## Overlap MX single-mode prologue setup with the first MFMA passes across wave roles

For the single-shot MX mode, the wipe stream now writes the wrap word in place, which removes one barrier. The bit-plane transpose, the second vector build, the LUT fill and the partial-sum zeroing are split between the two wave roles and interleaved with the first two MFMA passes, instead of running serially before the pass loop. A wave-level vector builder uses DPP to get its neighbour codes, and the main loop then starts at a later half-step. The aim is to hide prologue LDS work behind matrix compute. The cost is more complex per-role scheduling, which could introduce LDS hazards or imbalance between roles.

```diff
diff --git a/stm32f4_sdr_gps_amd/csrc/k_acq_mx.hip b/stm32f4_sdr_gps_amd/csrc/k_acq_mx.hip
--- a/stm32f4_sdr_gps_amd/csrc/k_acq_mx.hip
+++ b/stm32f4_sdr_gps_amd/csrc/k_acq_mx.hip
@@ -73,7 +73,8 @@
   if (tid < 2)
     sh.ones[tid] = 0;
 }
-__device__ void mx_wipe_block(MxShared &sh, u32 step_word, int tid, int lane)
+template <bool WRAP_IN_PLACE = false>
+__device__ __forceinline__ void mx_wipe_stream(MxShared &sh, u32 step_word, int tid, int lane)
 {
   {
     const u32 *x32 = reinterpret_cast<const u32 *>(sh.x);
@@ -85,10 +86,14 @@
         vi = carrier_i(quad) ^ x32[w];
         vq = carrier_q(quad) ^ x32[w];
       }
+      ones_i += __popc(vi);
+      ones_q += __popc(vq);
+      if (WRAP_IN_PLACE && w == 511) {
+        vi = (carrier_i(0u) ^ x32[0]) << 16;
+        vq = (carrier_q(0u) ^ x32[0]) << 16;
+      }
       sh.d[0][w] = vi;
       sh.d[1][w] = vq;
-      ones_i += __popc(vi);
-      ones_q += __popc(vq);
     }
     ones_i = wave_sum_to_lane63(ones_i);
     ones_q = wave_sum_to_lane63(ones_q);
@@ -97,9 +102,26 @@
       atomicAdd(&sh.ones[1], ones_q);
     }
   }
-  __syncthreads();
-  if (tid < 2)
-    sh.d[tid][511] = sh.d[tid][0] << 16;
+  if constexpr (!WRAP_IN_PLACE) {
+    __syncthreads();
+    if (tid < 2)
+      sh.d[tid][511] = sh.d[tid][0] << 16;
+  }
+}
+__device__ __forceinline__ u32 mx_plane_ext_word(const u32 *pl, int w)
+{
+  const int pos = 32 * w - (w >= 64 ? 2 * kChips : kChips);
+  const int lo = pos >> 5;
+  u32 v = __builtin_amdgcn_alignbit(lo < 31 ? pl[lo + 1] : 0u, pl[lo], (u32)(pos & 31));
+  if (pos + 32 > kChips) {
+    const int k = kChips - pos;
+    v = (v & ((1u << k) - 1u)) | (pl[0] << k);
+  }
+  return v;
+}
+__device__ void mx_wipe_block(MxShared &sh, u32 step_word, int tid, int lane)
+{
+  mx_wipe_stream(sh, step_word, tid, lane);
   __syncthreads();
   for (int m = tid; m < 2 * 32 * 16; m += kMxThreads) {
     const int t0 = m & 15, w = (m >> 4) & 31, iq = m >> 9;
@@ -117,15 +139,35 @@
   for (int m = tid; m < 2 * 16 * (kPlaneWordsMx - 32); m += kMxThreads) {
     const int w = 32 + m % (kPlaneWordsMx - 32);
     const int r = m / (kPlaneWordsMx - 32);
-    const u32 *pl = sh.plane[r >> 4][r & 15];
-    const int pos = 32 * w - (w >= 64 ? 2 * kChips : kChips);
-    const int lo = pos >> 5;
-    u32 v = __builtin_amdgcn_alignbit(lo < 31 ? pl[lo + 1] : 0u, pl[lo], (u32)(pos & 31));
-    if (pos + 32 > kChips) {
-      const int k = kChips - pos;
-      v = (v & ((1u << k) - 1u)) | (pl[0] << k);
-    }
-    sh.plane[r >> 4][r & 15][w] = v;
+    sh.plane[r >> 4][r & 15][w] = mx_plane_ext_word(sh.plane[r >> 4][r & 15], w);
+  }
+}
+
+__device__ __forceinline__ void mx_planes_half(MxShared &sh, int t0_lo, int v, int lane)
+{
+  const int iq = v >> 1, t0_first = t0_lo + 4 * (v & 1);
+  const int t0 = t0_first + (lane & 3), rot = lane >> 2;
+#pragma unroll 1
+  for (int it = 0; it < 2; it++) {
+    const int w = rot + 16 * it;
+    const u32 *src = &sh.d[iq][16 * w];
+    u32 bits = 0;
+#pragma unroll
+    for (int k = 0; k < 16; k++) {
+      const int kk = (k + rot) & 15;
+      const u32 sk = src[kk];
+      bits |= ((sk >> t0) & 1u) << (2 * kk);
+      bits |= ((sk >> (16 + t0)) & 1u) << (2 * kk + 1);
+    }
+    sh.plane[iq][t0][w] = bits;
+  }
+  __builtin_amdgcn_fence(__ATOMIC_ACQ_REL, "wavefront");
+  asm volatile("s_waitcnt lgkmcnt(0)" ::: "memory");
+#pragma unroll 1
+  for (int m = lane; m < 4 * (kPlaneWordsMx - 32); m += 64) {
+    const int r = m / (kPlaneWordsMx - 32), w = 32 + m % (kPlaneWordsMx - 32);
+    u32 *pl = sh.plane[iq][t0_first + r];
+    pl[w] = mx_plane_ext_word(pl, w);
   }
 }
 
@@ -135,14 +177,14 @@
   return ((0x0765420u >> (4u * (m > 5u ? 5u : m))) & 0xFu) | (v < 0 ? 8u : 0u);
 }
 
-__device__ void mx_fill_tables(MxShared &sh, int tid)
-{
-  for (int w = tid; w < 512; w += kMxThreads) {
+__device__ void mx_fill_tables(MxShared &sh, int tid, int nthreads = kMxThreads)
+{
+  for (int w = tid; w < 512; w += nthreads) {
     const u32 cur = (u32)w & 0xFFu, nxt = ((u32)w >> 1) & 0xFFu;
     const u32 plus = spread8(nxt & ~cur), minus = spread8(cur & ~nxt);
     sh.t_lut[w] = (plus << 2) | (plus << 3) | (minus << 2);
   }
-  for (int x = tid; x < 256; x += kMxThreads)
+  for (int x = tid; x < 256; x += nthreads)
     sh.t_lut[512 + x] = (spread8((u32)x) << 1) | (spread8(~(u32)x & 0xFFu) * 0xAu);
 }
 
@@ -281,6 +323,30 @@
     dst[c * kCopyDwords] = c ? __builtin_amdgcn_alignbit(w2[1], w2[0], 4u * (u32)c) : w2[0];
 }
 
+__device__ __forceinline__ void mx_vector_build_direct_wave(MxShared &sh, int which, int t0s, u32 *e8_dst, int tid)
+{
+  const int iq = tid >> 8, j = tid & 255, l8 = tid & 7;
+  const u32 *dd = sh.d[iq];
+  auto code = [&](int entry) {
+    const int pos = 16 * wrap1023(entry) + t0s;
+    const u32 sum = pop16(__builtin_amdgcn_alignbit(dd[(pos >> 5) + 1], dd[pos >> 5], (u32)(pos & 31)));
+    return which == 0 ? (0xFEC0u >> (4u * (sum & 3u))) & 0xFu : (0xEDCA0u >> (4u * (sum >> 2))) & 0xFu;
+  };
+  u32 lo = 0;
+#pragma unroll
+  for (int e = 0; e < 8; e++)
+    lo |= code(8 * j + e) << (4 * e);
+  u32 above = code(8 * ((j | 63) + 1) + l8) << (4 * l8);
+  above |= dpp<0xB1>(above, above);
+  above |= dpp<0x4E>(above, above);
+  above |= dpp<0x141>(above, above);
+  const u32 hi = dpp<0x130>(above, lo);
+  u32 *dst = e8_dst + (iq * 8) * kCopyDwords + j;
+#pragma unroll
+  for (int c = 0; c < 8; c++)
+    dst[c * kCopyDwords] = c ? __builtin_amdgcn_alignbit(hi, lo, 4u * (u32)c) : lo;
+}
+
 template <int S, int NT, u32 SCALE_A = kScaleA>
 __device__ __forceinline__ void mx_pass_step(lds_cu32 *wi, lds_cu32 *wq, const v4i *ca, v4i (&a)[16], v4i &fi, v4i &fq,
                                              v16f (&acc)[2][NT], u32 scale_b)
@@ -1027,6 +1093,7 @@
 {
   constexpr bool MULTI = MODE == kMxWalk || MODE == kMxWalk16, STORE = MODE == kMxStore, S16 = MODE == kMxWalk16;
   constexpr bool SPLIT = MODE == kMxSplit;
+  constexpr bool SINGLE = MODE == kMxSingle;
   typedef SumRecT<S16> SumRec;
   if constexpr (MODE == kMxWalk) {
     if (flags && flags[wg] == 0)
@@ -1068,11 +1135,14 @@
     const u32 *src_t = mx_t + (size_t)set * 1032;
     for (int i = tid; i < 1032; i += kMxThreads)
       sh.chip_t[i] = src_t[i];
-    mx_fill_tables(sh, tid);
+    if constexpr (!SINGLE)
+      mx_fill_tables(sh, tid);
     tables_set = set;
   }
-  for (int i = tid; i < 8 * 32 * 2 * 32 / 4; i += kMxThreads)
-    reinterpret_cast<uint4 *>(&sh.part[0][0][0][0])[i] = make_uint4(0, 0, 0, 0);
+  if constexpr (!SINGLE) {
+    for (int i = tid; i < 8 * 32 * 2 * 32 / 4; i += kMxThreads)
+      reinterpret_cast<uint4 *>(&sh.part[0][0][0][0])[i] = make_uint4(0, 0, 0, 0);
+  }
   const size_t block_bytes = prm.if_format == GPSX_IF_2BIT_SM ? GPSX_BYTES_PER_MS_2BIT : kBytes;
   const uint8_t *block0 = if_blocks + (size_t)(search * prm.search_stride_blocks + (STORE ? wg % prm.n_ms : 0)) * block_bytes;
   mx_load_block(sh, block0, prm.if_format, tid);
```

▬▬▬▬▬▬▬▬▬▬

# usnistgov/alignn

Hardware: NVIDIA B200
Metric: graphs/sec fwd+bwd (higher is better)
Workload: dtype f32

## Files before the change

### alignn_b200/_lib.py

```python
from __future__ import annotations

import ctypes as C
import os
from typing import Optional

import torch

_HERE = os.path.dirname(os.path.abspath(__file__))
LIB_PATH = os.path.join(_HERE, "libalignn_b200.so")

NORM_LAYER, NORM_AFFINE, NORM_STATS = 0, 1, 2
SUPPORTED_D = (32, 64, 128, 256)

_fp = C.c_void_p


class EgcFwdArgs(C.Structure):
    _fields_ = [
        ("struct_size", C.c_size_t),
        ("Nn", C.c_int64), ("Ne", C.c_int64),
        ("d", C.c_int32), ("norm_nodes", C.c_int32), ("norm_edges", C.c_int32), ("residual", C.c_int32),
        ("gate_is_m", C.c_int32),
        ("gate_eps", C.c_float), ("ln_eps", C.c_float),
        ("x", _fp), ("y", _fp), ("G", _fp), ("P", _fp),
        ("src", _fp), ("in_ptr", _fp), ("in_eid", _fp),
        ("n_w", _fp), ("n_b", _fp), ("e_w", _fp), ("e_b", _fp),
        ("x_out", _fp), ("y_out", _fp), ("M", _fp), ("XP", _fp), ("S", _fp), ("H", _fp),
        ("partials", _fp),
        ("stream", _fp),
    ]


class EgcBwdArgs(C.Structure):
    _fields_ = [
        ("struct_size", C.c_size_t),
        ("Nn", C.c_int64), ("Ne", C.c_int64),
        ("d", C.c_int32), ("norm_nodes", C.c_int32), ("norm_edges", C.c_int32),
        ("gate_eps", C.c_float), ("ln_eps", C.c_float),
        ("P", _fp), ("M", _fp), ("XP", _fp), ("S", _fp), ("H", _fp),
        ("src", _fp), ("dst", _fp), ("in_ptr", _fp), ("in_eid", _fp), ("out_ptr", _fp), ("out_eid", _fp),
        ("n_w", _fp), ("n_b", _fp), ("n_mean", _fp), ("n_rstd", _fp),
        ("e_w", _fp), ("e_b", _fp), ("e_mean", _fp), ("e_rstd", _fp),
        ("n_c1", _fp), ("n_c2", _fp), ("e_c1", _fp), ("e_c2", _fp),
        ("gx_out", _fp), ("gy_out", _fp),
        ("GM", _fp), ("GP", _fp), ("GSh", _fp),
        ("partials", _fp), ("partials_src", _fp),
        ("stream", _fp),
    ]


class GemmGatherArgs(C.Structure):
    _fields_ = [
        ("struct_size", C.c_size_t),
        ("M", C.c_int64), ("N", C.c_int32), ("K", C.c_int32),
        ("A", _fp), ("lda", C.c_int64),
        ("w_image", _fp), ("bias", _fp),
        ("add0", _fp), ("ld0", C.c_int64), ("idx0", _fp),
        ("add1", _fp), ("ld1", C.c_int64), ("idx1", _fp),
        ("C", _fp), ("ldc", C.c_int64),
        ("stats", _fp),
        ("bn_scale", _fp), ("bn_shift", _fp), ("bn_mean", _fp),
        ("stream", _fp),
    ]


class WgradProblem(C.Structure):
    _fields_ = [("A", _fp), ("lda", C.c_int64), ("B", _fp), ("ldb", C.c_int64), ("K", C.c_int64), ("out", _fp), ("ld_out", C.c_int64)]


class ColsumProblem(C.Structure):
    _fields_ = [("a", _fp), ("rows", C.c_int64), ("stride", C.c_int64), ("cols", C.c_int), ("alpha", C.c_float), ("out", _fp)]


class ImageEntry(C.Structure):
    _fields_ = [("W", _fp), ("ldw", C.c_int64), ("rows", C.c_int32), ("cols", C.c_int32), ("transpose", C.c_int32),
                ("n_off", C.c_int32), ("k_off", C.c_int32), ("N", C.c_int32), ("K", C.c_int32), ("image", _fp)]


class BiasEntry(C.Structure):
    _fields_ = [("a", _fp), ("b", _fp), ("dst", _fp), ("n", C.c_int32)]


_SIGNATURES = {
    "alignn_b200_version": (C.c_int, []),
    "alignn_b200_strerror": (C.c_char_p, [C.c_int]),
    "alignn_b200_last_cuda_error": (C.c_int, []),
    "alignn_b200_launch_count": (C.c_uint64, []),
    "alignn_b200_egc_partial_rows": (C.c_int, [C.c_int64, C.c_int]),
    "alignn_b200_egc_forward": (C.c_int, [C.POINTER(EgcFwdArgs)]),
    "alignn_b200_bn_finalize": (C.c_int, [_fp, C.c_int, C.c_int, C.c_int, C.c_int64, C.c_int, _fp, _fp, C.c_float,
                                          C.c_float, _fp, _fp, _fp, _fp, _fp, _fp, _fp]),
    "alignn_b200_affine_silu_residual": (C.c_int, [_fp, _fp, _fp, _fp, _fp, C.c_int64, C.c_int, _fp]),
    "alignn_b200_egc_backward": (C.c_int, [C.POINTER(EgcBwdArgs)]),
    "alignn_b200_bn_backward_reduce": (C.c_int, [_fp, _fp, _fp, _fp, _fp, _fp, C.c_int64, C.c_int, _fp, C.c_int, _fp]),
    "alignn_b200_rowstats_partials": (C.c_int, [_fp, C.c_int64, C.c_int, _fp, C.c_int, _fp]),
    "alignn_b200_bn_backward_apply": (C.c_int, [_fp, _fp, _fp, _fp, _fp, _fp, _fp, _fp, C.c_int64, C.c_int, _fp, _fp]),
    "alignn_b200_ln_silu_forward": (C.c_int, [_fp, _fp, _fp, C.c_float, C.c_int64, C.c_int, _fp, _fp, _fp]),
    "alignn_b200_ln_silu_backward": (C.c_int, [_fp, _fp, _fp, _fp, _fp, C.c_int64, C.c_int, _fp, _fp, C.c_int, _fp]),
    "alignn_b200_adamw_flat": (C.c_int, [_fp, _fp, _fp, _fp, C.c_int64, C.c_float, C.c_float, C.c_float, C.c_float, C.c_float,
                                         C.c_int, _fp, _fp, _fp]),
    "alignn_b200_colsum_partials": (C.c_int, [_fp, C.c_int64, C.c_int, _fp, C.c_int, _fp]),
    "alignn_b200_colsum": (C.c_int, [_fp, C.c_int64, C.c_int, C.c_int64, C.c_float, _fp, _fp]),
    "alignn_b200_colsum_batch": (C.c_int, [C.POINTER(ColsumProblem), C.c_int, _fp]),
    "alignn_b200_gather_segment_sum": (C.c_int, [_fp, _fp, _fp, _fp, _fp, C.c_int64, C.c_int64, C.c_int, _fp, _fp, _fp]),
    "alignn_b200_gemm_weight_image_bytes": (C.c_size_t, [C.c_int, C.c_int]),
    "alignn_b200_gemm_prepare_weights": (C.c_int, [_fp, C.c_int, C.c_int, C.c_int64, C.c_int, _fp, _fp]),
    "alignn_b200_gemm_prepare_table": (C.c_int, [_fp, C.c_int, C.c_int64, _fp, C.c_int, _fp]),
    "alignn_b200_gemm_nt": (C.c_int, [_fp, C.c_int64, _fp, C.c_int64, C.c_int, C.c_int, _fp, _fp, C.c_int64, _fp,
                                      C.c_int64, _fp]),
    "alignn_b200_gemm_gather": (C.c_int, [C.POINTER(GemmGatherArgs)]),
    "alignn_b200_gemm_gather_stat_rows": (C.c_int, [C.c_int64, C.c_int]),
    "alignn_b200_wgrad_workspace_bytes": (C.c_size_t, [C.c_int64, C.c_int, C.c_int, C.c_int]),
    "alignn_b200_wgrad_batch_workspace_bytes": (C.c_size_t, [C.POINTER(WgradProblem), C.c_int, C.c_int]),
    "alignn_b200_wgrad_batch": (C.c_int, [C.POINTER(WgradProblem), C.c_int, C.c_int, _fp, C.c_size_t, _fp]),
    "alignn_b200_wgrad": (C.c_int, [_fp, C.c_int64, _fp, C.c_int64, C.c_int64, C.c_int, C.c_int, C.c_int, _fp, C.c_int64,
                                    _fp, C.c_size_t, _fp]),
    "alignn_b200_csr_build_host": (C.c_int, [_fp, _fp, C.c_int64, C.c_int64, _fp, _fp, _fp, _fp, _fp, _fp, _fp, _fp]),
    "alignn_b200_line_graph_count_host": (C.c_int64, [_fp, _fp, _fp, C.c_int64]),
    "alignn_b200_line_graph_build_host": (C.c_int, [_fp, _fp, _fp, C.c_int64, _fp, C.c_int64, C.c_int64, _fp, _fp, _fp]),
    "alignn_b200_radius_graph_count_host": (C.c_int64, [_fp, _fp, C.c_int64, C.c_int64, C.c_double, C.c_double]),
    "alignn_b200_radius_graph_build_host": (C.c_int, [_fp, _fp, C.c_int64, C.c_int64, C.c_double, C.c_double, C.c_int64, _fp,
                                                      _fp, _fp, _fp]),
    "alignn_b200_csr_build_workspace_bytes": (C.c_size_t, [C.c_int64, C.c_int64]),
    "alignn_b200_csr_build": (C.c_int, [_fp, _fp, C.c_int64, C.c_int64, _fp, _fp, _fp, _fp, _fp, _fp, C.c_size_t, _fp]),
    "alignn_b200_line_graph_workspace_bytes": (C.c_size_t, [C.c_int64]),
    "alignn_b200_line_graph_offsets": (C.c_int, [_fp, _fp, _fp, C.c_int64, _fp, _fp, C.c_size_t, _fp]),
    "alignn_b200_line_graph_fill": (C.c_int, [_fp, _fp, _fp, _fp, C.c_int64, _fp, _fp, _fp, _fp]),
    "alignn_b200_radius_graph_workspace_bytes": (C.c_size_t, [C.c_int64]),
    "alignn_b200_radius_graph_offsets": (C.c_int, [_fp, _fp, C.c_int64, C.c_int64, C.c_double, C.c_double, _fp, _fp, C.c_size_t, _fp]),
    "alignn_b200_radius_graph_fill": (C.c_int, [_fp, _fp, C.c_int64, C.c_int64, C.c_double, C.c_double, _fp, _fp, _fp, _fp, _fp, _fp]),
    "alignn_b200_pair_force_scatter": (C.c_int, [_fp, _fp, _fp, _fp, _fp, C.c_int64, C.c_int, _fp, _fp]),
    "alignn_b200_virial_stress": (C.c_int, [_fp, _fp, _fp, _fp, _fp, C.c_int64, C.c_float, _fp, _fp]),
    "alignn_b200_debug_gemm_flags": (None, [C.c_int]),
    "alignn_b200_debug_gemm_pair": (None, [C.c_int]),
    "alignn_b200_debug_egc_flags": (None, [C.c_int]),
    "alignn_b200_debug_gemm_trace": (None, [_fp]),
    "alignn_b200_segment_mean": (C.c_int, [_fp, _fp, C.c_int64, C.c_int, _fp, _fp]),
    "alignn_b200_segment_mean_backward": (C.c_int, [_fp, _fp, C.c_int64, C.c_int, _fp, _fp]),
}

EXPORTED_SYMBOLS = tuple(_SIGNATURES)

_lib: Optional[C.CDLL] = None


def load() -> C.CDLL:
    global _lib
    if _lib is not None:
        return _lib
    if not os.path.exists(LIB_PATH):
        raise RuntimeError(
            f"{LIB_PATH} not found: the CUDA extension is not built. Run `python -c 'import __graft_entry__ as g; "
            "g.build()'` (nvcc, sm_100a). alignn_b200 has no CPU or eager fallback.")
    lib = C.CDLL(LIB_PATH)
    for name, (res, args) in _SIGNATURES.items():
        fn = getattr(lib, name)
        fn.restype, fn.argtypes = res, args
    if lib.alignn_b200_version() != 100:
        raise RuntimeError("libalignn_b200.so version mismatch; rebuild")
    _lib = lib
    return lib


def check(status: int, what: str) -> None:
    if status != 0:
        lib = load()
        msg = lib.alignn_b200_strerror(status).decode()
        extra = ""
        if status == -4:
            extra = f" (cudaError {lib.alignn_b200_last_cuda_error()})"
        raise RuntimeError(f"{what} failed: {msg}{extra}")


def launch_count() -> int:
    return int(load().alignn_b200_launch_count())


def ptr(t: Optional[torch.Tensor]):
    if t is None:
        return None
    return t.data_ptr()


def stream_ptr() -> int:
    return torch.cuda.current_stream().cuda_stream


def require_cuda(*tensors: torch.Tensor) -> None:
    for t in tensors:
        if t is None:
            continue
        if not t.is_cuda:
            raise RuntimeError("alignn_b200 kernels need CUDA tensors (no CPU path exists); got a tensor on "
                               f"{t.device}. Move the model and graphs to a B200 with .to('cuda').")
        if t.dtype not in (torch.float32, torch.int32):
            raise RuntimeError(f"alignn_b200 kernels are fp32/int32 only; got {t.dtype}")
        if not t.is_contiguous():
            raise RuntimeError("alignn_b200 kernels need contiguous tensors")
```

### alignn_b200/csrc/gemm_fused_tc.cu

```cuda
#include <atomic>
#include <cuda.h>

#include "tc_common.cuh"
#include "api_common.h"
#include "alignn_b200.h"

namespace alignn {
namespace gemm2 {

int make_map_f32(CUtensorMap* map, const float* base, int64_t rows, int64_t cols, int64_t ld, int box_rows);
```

▬▬▬▬▬▬▬▬▬▬

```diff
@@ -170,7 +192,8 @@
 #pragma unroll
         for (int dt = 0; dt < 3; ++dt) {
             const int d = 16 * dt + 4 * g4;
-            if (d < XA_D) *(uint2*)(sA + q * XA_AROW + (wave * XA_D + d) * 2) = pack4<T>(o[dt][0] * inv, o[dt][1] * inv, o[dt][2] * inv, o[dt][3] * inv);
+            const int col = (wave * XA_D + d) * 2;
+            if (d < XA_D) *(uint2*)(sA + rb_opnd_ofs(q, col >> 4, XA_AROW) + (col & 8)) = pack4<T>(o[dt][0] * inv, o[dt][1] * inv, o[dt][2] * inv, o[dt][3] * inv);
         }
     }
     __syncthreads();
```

▬▬▬▬▬▬▬▬▬▬

Lines of the material above that contain the string "STORE" must be counted; respond with the total alone.

▶ **TASK ANSWER**
2